SUPPLIED RECORDS: Begin

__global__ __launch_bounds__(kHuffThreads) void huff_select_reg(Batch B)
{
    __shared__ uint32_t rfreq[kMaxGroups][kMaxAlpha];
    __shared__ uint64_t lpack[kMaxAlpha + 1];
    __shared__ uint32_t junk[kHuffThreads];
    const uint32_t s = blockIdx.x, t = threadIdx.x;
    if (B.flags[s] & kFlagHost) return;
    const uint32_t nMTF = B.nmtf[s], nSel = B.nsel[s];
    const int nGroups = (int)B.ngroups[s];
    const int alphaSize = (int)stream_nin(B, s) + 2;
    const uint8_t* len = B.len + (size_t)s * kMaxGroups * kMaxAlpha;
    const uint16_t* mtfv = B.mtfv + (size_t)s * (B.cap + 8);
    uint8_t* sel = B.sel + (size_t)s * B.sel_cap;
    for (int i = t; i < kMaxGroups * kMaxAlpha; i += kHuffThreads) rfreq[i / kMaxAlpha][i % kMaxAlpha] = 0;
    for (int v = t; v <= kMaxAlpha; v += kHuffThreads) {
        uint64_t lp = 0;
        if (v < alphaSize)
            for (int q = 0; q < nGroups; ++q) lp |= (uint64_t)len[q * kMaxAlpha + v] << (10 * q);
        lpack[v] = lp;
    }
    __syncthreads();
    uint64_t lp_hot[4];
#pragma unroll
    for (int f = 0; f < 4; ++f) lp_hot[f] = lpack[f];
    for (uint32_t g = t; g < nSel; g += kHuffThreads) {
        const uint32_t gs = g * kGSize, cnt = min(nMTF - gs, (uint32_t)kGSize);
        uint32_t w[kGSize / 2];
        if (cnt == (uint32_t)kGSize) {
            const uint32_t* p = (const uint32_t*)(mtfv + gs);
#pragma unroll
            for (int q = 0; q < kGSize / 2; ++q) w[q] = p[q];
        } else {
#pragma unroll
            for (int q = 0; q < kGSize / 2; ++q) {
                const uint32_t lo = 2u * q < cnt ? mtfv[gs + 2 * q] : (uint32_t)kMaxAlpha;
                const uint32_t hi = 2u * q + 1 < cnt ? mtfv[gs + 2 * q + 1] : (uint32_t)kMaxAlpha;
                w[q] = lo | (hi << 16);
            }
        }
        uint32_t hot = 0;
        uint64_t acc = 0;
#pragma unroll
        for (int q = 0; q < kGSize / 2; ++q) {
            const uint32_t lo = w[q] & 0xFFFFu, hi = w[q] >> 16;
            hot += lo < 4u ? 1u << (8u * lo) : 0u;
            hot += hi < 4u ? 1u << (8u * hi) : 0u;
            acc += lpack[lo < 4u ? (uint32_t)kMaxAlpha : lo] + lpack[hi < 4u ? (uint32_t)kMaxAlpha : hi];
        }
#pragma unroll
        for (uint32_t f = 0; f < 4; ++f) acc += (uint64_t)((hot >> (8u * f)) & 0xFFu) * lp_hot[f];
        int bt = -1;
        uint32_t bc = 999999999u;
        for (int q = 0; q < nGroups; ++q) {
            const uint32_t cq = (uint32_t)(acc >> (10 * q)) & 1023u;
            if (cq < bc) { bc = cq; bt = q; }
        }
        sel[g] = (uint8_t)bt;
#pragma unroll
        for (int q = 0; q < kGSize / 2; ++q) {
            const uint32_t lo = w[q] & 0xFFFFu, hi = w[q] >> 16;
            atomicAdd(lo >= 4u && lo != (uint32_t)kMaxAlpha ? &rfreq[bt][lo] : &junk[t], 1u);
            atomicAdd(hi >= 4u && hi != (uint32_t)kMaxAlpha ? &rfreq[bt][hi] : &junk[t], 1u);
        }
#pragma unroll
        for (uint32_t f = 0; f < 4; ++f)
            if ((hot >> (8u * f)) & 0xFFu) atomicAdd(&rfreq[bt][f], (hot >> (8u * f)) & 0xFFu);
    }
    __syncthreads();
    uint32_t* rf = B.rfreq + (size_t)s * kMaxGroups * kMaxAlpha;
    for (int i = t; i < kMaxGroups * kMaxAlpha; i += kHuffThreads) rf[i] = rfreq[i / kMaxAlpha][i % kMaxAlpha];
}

SUPPLIED RECORDS: End

■ ABOUT THIS TASK: Your answer is a single number: the count of lines in the records holding the string "alphaSize".

■ TASK OUTPUT: 2